Starting at the line that contains "-345,30 +340,57 @@" and ending at the line that contains "run_stages = [&](auto oc)", the lines below are to be given again exactly, with nothing added.

Saved data entries:
•••••

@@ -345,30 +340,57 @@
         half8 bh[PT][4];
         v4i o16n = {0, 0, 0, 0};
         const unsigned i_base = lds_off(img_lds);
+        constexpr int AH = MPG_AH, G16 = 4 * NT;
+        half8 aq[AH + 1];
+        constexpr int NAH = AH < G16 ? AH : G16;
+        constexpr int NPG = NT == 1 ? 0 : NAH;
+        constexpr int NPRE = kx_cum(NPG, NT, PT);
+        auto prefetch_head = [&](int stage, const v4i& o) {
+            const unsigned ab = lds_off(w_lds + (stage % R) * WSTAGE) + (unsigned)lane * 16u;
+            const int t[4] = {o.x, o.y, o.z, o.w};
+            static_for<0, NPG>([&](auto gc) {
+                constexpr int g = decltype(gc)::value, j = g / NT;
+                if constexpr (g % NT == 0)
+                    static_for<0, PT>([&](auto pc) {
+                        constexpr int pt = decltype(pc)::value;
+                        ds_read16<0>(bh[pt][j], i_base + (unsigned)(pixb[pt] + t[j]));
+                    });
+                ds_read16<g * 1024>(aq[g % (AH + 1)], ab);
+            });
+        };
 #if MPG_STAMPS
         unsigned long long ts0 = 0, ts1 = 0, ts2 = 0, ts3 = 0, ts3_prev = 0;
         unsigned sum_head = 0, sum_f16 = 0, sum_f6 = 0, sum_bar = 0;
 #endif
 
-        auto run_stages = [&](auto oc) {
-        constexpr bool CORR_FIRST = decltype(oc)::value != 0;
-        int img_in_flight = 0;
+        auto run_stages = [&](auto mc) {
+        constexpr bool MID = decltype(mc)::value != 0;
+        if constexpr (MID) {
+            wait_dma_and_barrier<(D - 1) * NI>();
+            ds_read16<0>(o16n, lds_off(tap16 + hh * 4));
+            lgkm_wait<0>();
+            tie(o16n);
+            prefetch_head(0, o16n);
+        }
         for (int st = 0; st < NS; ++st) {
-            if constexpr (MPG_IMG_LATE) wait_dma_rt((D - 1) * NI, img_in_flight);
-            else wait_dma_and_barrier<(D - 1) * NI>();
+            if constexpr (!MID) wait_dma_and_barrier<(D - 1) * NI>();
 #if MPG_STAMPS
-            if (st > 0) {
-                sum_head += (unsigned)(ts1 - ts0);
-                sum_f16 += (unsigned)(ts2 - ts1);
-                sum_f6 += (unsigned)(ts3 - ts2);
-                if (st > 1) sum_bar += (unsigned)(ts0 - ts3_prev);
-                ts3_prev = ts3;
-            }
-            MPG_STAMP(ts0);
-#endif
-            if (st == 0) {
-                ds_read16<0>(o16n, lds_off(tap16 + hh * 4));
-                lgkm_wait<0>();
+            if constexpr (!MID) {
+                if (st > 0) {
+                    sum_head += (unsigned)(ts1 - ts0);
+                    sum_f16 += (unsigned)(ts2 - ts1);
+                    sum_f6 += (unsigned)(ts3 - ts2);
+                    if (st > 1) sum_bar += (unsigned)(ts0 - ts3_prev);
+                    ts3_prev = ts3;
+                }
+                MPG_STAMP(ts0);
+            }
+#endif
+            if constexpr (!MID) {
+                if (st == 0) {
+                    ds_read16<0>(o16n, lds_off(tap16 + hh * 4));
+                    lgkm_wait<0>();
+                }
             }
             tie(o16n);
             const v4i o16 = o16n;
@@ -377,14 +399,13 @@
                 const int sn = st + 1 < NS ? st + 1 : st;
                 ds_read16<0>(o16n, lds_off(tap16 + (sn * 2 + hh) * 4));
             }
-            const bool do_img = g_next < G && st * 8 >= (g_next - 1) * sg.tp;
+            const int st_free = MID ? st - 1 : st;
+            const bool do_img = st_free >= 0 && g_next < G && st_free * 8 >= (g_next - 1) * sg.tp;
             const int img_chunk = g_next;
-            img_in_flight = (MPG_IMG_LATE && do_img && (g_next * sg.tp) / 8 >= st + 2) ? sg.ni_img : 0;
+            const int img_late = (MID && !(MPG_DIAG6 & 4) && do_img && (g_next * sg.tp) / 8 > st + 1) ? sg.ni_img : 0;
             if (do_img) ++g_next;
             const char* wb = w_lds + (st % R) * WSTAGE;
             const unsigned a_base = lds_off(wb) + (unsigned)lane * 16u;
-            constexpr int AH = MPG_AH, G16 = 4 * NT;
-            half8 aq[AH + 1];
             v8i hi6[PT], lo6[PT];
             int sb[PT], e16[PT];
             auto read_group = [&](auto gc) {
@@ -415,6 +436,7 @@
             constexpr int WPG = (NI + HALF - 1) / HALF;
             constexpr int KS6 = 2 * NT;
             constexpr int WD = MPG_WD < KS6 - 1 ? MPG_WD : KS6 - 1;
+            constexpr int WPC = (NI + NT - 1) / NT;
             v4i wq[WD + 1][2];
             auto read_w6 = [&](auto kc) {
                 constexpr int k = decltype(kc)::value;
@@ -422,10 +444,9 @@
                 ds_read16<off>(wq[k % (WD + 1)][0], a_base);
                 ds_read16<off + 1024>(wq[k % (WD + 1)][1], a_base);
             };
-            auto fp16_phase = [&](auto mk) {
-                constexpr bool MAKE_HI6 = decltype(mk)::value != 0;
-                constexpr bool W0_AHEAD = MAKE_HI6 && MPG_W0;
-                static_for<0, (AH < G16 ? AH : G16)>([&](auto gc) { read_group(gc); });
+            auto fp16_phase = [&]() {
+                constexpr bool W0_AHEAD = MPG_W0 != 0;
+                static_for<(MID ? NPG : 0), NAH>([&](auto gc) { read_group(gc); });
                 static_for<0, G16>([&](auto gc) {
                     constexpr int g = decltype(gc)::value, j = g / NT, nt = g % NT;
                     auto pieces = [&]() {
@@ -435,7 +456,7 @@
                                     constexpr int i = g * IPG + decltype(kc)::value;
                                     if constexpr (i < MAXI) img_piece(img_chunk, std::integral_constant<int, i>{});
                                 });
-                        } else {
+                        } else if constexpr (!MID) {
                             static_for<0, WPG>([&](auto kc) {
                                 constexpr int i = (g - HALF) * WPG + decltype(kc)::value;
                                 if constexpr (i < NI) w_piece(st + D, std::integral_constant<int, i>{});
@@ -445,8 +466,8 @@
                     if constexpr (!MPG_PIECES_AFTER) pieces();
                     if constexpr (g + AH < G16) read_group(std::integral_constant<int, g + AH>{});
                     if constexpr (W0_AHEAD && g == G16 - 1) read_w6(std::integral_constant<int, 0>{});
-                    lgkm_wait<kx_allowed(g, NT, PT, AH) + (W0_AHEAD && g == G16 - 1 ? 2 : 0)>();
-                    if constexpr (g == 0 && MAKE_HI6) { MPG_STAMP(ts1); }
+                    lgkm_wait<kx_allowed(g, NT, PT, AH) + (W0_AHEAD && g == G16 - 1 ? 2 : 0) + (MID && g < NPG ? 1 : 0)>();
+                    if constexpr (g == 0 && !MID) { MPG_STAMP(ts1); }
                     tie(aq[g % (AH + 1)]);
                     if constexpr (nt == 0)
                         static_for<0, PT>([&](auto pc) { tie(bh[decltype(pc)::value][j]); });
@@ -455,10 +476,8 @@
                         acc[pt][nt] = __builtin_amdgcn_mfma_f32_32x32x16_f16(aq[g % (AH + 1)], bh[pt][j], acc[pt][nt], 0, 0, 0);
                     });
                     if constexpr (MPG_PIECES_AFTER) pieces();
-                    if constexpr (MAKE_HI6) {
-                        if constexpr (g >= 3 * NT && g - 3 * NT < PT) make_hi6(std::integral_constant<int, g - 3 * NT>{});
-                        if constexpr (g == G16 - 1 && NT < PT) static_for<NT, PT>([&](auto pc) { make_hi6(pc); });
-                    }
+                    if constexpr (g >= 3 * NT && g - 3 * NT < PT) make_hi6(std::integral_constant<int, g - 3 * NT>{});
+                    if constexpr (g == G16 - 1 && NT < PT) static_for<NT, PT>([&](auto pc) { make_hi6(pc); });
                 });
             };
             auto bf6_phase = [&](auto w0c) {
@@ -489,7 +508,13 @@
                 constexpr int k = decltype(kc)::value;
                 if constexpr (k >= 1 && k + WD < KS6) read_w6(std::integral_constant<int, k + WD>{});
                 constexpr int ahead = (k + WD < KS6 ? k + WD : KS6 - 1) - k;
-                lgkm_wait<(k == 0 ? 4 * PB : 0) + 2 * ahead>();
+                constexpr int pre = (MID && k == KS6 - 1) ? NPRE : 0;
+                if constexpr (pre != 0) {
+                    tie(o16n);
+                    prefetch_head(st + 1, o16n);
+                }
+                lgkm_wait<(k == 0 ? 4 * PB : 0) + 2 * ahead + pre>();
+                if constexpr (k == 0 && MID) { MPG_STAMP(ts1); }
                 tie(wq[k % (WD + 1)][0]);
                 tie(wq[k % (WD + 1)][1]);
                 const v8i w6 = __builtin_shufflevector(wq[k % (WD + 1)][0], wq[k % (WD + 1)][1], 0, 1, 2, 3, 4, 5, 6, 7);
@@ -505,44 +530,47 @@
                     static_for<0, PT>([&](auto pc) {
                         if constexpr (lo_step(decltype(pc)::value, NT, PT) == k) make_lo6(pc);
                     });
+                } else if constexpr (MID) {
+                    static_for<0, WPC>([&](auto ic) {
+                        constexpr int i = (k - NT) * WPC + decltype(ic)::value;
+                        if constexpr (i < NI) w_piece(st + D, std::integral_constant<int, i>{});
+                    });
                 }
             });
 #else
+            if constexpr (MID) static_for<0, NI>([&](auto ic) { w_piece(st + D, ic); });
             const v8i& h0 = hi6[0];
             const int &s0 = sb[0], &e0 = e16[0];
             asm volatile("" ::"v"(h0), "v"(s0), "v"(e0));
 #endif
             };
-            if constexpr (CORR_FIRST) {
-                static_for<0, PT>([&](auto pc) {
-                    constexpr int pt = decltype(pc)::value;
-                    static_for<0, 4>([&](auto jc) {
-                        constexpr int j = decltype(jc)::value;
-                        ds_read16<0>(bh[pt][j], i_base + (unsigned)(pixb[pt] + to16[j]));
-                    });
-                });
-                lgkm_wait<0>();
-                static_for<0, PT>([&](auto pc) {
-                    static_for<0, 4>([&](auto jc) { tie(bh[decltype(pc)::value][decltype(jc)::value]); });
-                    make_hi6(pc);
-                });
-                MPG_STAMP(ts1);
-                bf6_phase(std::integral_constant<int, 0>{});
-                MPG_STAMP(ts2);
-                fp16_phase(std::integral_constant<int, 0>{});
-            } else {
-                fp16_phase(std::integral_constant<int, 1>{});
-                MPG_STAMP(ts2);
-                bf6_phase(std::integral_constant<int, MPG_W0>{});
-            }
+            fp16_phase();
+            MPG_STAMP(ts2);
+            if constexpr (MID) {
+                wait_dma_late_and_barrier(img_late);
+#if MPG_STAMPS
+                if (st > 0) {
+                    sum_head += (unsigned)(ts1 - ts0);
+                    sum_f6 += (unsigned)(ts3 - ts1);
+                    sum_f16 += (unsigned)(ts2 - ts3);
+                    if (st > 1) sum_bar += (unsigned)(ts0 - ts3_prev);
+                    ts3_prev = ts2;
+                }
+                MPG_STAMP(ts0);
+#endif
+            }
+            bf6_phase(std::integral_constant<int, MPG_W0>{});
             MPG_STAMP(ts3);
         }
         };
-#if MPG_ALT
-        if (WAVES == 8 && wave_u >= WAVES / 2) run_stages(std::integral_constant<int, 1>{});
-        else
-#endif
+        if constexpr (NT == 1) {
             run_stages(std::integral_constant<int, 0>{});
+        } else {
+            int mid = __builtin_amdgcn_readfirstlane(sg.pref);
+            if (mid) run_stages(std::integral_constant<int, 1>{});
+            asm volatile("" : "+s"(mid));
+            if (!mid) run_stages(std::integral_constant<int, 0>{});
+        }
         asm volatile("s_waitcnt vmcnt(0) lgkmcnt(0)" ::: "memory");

•••••

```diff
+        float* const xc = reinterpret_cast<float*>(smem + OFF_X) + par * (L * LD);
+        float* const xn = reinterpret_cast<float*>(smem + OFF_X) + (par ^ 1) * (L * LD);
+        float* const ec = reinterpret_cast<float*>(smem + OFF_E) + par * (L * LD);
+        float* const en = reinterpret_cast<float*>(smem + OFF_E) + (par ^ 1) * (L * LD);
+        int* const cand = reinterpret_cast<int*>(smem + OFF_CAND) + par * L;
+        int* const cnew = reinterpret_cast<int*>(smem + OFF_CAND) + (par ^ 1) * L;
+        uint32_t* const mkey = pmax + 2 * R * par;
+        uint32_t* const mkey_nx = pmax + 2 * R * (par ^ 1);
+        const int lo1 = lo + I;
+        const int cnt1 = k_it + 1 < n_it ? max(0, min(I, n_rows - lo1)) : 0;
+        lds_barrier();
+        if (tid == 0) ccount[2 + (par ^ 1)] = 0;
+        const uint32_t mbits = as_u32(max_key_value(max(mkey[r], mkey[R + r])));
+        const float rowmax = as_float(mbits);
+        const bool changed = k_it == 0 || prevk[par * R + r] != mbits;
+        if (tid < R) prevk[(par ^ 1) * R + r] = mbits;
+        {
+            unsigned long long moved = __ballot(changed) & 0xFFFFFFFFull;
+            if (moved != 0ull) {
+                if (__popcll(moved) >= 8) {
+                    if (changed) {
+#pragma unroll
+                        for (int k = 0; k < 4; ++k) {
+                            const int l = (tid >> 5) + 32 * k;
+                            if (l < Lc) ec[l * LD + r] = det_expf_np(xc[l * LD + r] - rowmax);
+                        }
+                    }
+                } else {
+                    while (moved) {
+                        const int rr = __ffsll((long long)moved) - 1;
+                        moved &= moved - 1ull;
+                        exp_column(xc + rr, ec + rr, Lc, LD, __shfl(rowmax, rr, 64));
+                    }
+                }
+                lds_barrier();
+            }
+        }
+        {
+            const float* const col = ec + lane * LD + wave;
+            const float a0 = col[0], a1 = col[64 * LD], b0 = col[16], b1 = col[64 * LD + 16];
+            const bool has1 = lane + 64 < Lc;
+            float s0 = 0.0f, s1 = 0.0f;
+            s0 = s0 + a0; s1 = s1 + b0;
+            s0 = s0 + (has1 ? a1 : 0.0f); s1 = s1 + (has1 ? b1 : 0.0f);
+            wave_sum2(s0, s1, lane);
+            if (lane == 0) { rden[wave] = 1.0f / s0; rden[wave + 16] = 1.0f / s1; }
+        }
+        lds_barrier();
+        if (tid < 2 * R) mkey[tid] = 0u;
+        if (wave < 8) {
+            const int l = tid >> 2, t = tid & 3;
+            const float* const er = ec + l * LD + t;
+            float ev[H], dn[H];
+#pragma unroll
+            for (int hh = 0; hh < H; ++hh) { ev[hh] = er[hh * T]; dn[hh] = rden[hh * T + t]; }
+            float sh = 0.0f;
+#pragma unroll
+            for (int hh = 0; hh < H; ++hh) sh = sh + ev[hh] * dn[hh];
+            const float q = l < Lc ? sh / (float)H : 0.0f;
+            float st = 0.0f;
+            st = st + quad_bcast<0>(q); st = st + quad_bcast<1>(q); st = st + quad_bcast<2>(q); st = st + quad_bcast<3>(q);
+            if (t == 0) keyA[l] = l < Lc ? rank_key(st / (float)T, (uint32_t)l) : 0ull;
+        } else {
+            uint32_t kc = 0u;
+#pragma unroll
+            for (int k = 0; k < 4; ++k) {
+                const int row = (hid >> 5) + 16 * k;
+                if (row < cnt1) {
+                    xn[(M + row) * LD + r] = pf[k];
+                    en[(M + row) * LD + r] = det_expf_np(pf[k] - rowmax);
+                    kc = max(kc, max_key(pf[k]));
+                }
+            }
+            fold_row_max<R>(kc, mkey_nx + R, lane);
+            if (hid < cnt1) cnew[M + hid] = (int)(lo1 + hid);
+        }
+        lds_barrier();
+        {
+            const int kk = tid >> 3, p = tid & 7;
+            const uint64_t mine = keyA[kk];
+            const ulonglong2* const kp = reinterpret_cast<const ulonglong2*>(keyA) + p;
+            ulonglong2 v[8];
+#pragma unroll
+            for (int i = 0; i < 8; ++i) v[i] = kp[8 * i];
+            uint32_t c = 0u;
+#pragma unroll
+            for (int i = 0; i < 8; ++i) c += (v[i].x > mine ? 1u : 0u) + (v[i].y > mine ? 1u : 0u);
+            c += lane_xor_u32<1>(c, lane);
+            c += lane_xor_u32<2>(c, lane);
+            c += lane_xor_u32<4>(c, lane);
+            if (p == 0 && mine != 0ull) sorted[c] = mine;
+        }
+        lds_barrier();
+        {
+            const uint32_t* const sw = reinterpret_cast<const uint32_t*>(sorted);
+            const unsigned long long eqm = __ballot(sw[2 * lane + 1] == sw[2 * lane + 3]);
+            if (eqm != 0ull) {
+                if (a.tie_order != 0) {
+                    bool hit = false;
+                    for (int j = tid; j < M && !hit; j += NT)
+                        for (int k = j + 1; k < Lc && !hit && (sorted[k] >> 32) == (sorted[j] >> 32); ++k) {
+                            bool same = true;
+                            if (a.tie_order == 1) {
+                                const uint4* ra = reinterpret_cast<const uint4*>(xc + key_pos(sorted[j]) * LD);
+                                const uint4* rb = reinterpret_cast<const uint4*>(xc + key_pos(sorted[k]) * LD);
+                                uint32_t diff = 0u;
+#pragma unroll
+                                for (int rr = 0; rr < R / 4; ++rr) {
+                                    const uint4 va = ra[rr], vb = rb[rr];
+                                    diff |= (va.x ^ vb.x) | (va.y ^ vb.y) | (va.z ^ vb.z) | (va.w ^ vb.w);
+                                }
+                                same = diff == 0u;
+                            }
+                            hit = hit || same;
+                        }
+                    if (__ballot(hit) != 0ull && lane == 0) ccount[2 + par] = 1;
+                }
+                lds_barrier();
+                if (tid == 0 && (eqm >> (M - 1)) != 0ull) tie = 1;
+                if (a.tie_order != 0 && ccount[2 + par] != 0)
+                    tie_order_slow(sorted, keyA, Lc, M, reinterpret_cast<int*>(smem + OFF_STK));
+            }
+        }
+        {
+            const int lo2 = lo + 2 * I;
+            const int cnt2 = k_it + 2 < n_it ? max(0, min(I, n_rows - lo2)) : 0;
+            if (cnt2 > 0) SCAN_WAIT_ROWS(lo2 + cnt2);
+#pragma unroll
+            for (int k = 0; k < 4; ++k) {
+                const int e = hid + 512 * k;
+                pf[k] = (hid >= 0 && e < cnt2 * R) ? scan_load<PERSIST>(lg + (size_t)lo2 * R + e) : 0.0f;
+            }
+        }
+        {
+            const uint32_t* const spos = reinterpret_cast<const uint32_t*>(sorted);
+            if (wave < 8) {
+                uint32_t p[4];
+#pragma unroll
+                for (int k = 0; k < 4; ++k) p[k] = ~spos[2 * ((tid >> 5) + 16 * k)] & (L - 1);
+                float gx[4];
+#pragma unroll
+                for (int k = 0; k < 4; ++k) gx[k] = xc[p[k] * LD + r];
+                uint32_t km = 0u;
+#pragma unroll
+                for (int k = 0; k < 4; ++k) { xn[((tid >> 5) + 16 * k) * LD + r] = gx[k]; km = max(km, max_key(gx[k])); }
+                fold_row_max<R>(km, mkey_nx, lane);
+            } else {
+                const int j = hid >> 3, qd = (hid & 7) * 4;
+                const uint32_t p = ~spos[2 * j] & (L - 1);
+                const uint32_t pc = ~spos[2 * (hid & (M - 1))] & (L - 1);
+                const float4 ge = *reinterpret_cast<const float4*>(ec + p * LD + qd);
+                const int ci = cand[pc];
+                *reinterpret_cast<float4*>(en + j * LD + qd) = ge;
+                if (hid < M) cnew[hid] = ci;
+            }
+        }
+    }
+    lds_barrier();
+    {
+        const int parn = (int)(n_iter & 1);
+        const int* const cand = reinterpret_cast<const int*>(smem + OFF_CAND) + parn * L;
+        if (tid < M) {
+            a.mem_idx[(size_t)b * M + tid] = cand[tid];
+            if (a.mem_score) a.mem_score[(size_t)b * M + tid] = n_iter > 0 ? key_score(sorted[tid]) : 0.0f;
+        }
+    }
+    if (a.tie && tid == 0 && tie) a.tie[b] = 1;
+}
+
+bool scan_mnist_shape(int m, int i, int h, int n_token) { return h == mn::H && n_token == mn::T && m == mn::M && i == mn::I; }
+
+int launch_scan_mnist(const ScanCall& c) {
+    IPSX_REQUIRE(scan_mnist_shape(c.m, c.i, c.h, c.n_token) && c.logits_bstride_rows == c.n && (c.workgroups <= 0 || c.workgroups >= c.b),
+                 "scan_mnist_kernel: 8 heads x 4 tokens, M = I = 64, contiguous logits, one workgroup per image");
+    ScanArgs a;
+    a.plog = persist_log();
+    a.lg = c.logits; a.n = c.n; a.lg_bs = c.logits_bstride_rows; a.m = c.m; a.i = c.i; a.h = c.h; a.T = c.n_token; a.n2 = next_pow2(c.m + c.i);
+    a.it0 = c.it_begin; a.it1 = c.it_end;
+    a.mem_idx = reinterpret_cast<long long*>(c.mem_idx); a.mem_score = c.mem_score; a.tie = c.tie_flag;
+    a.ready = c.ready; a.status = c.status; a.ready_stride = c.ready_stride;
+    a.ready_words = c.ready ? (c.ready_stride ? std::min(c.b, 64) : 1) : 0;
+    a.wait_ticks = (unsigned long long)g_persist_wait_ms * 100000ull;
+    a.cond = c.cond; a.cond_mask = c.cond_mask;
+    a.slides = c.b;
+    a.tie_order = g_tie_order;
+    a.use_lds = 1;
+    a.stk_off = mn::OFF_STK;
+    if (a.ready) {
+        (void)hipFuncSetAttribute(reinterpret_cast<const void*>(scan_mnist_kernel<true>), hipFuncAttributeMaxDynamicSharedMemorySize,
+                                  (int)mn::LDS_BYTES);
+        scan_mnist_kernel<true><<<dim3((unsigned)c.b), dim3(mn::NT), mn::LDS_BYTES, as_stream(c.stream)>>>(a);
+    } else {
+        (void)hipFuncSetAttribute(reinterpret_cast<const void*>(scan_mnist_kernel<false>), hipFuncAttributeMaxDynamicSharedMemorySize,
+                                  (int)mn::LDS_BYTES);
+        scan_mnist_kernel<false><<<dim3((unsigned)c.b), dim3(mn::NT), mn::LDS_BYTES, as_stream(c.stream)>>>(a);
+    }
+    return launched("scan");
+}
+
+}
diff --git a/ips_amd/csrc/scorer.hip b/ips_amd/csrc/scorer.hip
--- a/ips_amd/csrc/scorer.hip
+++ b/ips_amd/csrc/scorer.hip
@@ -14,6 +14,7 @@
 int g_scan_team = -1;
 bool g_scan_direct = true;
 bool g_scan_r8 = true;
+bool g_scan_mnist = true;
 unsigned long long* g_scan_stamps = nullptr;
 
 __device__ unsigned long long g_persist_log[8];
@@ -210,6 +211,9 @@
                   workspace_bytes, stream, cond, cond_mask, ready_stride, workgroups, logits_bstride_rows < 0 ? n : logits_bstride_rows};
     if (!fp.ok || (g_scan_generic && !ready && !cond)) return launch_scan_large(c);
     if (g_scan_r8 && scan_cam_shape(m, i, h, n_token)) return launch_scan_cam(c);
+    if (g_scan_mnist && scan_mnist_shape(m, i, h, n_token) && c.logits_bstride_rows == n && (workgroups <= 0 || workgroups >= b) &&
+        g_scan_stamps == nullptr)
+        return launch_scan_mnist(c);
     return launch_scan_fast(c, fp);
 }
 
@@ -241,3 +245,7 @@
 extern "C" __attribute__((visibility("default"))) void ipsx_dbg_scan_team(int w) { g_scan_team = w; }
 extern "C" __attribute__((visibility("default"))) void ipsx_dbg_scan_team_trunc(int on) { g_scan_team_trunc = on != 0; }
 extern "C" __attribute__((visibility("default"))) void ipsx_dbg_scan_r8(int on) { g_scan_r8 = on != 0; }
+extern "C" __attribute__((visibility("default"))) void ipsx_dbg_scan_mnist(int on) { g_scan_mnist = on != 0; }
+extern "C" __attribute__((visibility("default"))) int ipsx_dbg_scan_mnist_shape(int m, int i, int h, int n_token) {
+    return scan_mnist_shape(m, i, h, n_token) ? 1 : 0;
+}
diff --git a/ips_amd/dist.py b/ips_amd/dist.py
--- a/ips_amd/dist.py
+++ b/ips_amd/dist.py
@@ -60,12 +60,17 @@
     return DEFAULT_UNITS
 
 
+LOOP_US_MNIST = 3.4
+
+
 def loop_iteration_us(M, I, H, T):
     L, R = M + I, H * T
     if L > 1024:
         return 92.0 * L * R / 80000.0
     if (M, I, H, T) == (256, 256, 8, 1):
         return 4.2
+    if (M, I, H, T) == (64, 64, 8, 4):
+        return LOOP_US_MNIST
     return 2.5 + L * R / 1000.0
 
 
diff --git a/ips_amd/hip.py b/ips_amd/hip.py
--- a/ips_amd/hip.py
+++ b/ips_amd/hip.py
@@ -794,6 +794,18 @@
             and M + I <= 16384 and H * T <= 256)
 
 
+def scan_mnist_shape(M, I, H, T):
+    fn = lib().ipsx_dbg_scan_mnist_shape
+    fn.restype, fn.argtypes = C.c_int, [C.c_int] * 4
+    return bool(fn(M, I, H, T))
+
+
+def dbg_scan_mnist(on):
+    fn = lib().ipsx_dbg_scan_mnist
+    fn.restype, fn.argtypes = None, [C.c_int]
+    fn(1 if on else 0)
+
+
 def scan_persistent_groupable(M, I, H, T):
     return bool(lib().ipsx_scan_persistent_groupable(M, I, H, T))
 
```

•••••

ANSWER SPACE:
@@ -345,30 +340,57 @@
         half8 bh[PT][4];
         v4i o16n = {0, 0, 0, 0};
         const unsigned i_base = lds_off(img_lds);
+        constexpr int AH = MPG_AH, G16 = 4 * NT;
+        half8 aq[AH + 1];
+        constexpr int NAH = AH < G16 ? AH : G16;
+        constexpr int NPG = NT == 1 ? 0 : NAH;
+        constexpr int NPRE = kx_cum(NPG, NT, PT);
+        auto prefetch_head = [&](int stage, const v4i& o) {
+            const unsigned ab = lds_off(w_lds + (stage % R) * WSTAGE) + (unsigned)lane * 16u;
+            const int t[4] = {o.x, o.y, o.z, o.w};
+            static_for<0, NPG>([&](auto gc) {
+                constexpr int g = decltype(gc)::value, j = g / NT;
+                if constexpr (g % NT == 0)
+                    static_for<0, PT>([&](auto pc) {
+                        constexpr int pt = decltype(pc)::value;
+                        ds_read16<0>(bh[pt][j], i_base + (unsigned)(pixb[pt] + t[j]));
+                    });
+                ds_read16<g * 1024>(aq[g % (AH + 1)], ab);
+            });
+        };
 #if MPG_STAMPS
         unsigned long long ts0 = 0, ts1 = 0, ts2 = 0, ts3 = 0, ts3_prev = 0;
         unsigned sum_head = 0, sum_f16 = 0, sum_f6 = 0, sum_bar = 0;
 #endif
 
-        auto run_stages = [&](auto oc) {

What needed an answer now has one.